One-Dimensional Physics of Interacting Electrons and Phonons in Carbon Nanotubes

Abstract

The one-dimensional (1D) world is quite different from its higher dimensional counterparts. For example, the electronic ground state in 1D is not a Fermi liquid as in most solids, due to the role of electron-electron interactions. Most commonly, electrons in 1D are described as a Luttinger liquid, where the low-energy excitations are decoupled bosonic charge and spin waves. Carbon nanotubes are clean 1D systems which have been shown to behave like a Luttinger liquid at high electron density. However, at low electron density and in the absence of disorder, the ground state is predicted to be a 1D Wigner crystal—an electron solid dominated by long-range Coulomb interaction. Moreover, short-range interaction mediated by the atomic lattice (umklapp scattering) is predicted to transform a nominal 1D metal into a Mott insulator. In this thesis, we develop techniques to make extremely clean nanotube single-electron transistors. We study them in the few-electron/hole regime using Coulomb blockade spectroscopy in a magnetic field. In semiconducting nanotubes, we map out the antiferromagnetic exchange coupling as a function of carrier number and find excellent agreement to a Wigner crystal model.
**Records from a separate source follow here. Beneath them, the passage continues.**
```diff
+    def _cls_fold_heads(self, B, name=None):
+        t = getattr(self, '_cls_hidx', None)
+        if t is None or t.shape[0] < B or t.device != self.device:
+            t = self._cls_hidx = (torch.arange(self.h, dtype=torch.int32, device=self.device) * (self.h + 1)).repeat(max(B, 1), 1).contiguous()
+        if name is not None:
+            slab, seen = self._pool[name], self._cls_zeroed.get(name)
+            if seen is None or seen() is not slab:
+                slab.zero_()
+                self._cls_zeroed[name] = weakref.ref(slab)
+        return t[:B]
+
+    def _cls_fold_fwd(self, L, B, ph, seed, wqkv, name):
+        a, st, T = self.act, stream(), hip.code(self.dtype)
+        d, h, dh, N = self.d, self.h, self.dh, self.T
+        R = B * h
+        idx = self._cls_fold_heads(B, 'cls_qx')
+        self._gemm(GEMM_NT, L['xn1'], wqkv, a['cls_q'], B, d, d, N * d, d, d)
+        run.ecgvit_scatter_rows(ptr(a['cls_q']), ptr(idx), ptr(a['cls_qx']), B, h * h, h, dh, dh, dh, T, st)
+        self._cls_fold_in(a['cls_qx'], name, a['cls_u'], R, 1)
+        run.ecgvit_attention_cls_fold_fwd(ptr(L['xn1']), ptr(a['cls_u']), ptr(a['cls_z']), ptr(a['cls_p']), ptr(a['cls_pd']), ptr(a['cls_lse']), B, N,
+                                          h, d, self.scale, ph, seed, st)
+        run.ecgvit_cast_f32_to_bf16(ptr(a['cls_z']), ptr(a['cls_z16']), R * d, st)
+        self._gemm(GEMM_NT, a['cls_z16'], wqkv, a['cls_y'], R, d, d, d, d, d, b_off=2 * d * d)
+        run.ecgvit_gather_rows(ptr(a['cls_y']), ptr(idx), ptr(a['cls_attn']), B, h * h, h, dh, dh, dh, T, st)
+
+    def _cls_fold_in(self, X, name, out, R, part):
+        d = self.d
+        wt = self.WT.get(name)
+        if wt is not None and R >= 2048:
+            self._gemm(GEMM_NT, X, wt, out, R, d, d, d, 3 * d, d, b_off=part * d)
+        else:
+            self._gemm(GEMM_NN, X, self.W[name], out, R, d, d, d, d, d, b_off=part * d * d)
+
+    def _cls_fold_bwd(self, L, B, name, b):
+        a, st, T = self.act, stream(), hip.code(self.dtype)
+        d, h, dh, N = self.d, self.h, self.dh, self.T
+        R = B * h
+        idx = self._cls_fold_heads(B, 'cls_dox')
+        run.ecgvit_scatter_rows(ptr(a['cls_dattn']), ptr(idx), ptr(a['cls_dox']), B, h * h, h, dh, dh, dh, T, st)
+        self._cls_fold_in(a['cls_dox'], name, a['cls_w'], R, 2)
+        run.ecgvit_attention_cls_fold_bwd(ptr(L['xn1']), ptr(a['cls_u']), ptr(a['cls_w']), ptr(a['cls_p']), ptr(a['cls_pd']), ptr(a['cls_fws']),
+                                          ptr(a['cls_r']), ptr(a['dxn']), B, N, h, d, self.scale, st)
+        run.ecgvit_cast_f32_to_bf16(ptr(a['cls_r']), ptr(a['cls_r16']), R * d, st)
+        if self._wants(name):
+            self._gemm(GEMM_TN, a['cls_qx'], a['cls_r16'], self.G32[name], d, d, R, d, d, d, workspace=a['ws'], c_off=d * d)
+            self._gemm(GEMM_TN, a['cls_dox'], a['cls_z16'], self.G32[name], d, d, R, d, d, d, workspace=a['ws'], c_off=2 * d * d)
+        if self._wants(name) or self._reach(b + 5):
+            self._gemm(GEMM_NT, a['cls_r16'], self.W[name], a['cls_y'], R, d, d, d, d, d, b_off=d * d)
+            run.ecgvit_gather_rows(ptr(a['cls_y']), ptr(idx), ptr(a['cls_dq']), B, h * h, h, dh, dh, dh, T, st)
+
     def _cls_block_fwd(self, L, X, B, ph, s0, lp):
         a, W, P = self.act, self.W, self.P32
         d, f, N = self.d, self.f, self.T
         M = B * N
         self._ln_fwd(X, P[lp + '0.norm.weight'], P[lp + '0.norm.bias'], L['xn1'], L['mean1'], L['rstd1'], M)
         wqkv = W[lp + '0.fn.to_qkv.weight']
-        self._gemm(GEMM_NT, L['xn1'], wqkv, L['qkv'], M, 2 * d, d, d, d, 3 * d, b_off=d * d, c_off=d)
-        self._gemm(GEMM_NT, L['xn1'], wqkv, L['qkv'], B, d, d, N * d, d, N * 3 * d)
-        self._attention_cls_fwd(L, B, ph, s0 + 1)
+        self.saved['cls_fold'] = self.saved.get('ntok') is None and self._cls_fold_ok(N)
+        if self.saved['cls_fold']:
+            self._cls_fold_fwd(L, B, ph, s0 + 1, wqkv, lp + '0.fn.to_qkv.weight')
+        else:
+            self._gemm(GEMM_NT, L['xn1'], wqkv, L['qkv'], M, 2 * d, d, d, d, 3 * d, b_off=d * d, c_off=d)
+            self._gemm(GEMM_NT, L['xn1'], wqkv, L['qkv'], B, d, d, N * d, d, N * 3 * d)
+            self._attention_cls_fwd(L, B, ph, s0 + 1)
         drop = EPI_DROPOUT if ph > 0 else 0
         self._gemm(GEMM_NT, a['cls_attn'], W[lp + '0.fn.to_out.0.weight'], a['cls_x1'], B, d, d, d, d, d, epilogue=EPI_BIAS | EPI_RESIDUAL | drop,
                    bias=P[lp + '0.fn.to_out.0.bias'], residual=X, ldr=N * d, dropout_p=ph, seed=s0 + 2, mask_row_pitch=N)
@@ -1388,20 +1453,25 @@
             self._gemm(GEMM_TN, dY, a['cls_attn'], G[lp + '0.fn.to_out.0.weight'], d, d, B, d, d, d, workspace=ws)
         if not self._reach(b + 3):
             return None, None
+        fold = self.saved['cls_fold']
         self._gemm(GEMM_NN, dY, W[lp + '0.fn.to_out.0.weight'], a['cls_dattn'], B, d, d, d, d, d)
         if not self._reach(b + 4):
             return None, None
-        self._attention_cls_bwd(L, B, ph, s0 + 1)
         name = lp + '0.fn.to_qkv.weight'
+        if fold:
+            self._cls_fold_bwd(L, B, name, b)
+        else:
+            self._attention_cls_bwd(L, B, ph, s0 + 1)
         if self._wants(name):
-            self._gemm(GEMM_TN, a['dqkv'], L['xn1'], G[name], 2 * d, d, M, 3 * d, d, d, workspace=ws, a_off=d, c_off=d * d)
+            if not fold:
+                self._gemm(GEMM_TN, a['dqkv'], L['xn1'], G[name], 2 * d, d, M, 3 * d, d, d, workspace=ws, a_off=d, c_off=d * d)
             self._gemm(GEMM_TN, a['cls_dq'], L['xn1'], G[name], d, d, B, d, N * d, d, workspace=ws)
         if not self._reach(b + 5):
             return None, None
         wt = self.WT.get(name)
-        if wt is not None and M >= 2048:
+        if not fold and wt is not None and M >= 2048:
             self._gemm(GEMM_NT, a['dqkv'], wt, a['dxn'], M, d, 2 * d, 3 * d, 3 * d, d, a_off=d, b_off=d)
-        else:
+        elif not fold:
             self._gemm(GEMM_NN, a['dqkv'], W[name], a['dxn'], M, d, 2 * d, 3 * d, d, d, a_off=d, b_off=d * d)
         self._gemm(GEMM_NN, a['cls_dq'], W[name], a['dxn'], B, d, d, d, d, N * d, epilogue=hip.EPI_ACCUM)
         if not self._reach(b + 6):
diff --git a/ecg-representation-learning_amd/hip.py b/ecg-representation-learning_amd/hip.py
--- a/ecg-representation-learning_amd/hip.py
+++ b/ecg-representation-learning_amd/hip.py
@@ -17,6 +17,7 @@
 KERNEL_NONE, KERNEL_GEMM_F32, KERNEL_GEMM_BF16, KERNEL_GEMM_NT, KERNEL_GEMM_WGRAD = 0, 1, 2, 3, 4
 POOL_CLS, POOL_MEAN = 0, 1
 ATTN_MAX_N, ROW_MAX_D = 2048, 2048
+CLS_FOLD_MAX_N, CLS_FOLD_MAX_H, CLS_FOLD_MAX_D, CLS_FOLD_COLS = 512, 16, 896, 128
 FIT_TARGETS, FIT_BINS = 16, 256
 DENOISE_MAX_LEN, DENOISE_MAX_LEN_TILED = 32768, 33554432
 DENOISE_MAX_TAPS = 9
@@ -163,6 +164,11 @@
     'ecgvit_resample_chirp': (c_int, [_P, _P, _P, _L, _P, _L, _I, _I, _I, _I, _P, _P, _P, _P, _P, _P, _P, _P]),
 }
 
+SIGNATURES_CLS_FOLD = {
+    'ecgvit_attention_cls_fold_fwd': (c_int, [_P, _P, _P, _P, _P, _P, _I, _I, _I, _I, _F, _F, _U, _P]),
+    'ecgvit_attention_cls_fold_bwd': (c_int, [_P, _P, _P, _P, _P, _P, _P, _P, _I, _I, _I, _I, _F, _P]),
+}
+
 _lib = None
 
 
@@ -183,7 +189,7 @@
                 f'{LIB_PATH} not found: build it with `python -c "import __graft_entry__ as g; g.build()"` '
                 f'(or `make -C {os.path.join(_PKG_DIR, "csrc")}`). There is no CPU / eager fallback.')
         l = ctypes.CDLL(LIB_PATH)
-        for name, (res, args) in SIGNATURES.items():
+        for name, (res, args) in list(SIGNATURES.items()) + list(SIGNATURES_CLS_FOLD.items()):
             fn = getattr(l, name)
             fn.restype, fn.argtypes = res, args
         _lib = l
@@ -202,7 +208,8 @@
 class _Run:
 
     def __getattr__(self, name):
-        if name not in SIGNATURES or name in _QUERIES or SIGNATURES[name][0] is not c_int:
+        sig = SIGNATURES.get(name) or SIGNATURES_CLS_FOLD.get(name)
+        if sig is None or name in _QUERIES or sig[0] is not c_int:
             raise AttributeError(f'{name}: not an entry point that returns a status (queries go through lib())')
         fns = vars(lib())
 
diff --git a/include/ecgvit_hip.h b/include/ecgvit_hip.h
--- a/include/ecgvit_hip.h
+++ b/include/ecgvit_hip.h
@@ -139,6 +139,10 @@
                              uint64_t seed, int dtype, void *stream);
 int ecgvit_attention_cls_bwd(const void *qkv, const void *out_cls, const void *dout_cls, const float *lse_cls, void *dqkv, void *dq_cls,
                              int B, int N, int h, int dh, float scale, float dropout_p, uint64_t seed, int dtype, void *stream);
+#define ECGVIT_CLS_FOLD_MAX_N 512
+#define ECGVIT_CLS_FOLD_MAX_H 16
+#define ECGVIT_CLS_FOLD_MAX_D 896
+#define ECGVIT_CLS_FOLD_COLS 128
 int ecgvit_attention_probs(const void *qkv, const float *lse, float *probs, int B, int N, int h, int dh, float scale, int dtype,
                            void *stream);
 int ecgvit_attention_varlen_fwd(const void *qkv, void *out, float *lse, const int32_t *n_tok, int B, int N, int h, int dh, float scale,
diff --git a/include/ecgvit_hip_cls_fold.h b/include/ecgvit_hip_cls_fold.h
--- /dev/null
+++ b/include/ecgvit_hip_cls_fold.h
@@ -0,0 +1,19 @@
+#ifndef ECGVIT_HIP_CLS_FOLD_H
+#define ECGVIT_HIP_CLS_FOLD_H
+
+#include "ecgvit_hip.h"
+
+#ifdef __cplusplus
+extern "C" {
+#endif
+
+int ecgvit_attention_cls_fold_fwd(const void *xn, const float *u, float *z, float *p, float *p_drop, float *lse, int B, int N, int h, int d,
+                                  float scale, float dropout_p, uint64_t seed, void *stream);
+int ecgvit_attention_cls_fold_bwd(const void *xn, const float *u, const float *w, const float *p, const float *p_drop, float *ws, float *r,
+                                  void *dxn, int B, int N, int h, int d, float scale, void *stream);
+
+#ifdef __cplusplus
+}
+#endif
+
+#endif
```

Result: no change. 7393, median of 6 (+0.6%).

In nominally metallic nanotubes, we observe a universal energy gap in addition to the single-particle bandgap, implying that nanotubes are never metallic. The magnitude, radius dependence and low-energy neutral excitations of this additional gap indicate a Mott insulating origin. Further, we use simultaneous electrical and Raman spectroscopy measurements to study the phonons scattered by an electric current. At high bias, suspended nanotubes show striking negative differential conductance, attributed to non-equilibrium phonons. We directly observe such hot phonon populations in the Raman response and also report preferential electron coupling to one of two optical phonon modes. In addition, using spatially-resolved Raman spectroscopy, we obtain a wealth of local information including the 1D temperature profile, a spatial map of the thermal conductivity and thermal contact resistances, which reveal the mechanism of thermal transport in nanotubes. Finally, with multi-wall nanotubes (MWNTs), we use electrical breakdown as thermometry to provide evidence for ballistic phonon propagation and obtain an estimate for the quantum of thermal conductance. We also develop linear-bearing nanoswitches using the low-friction properties of MWNTs.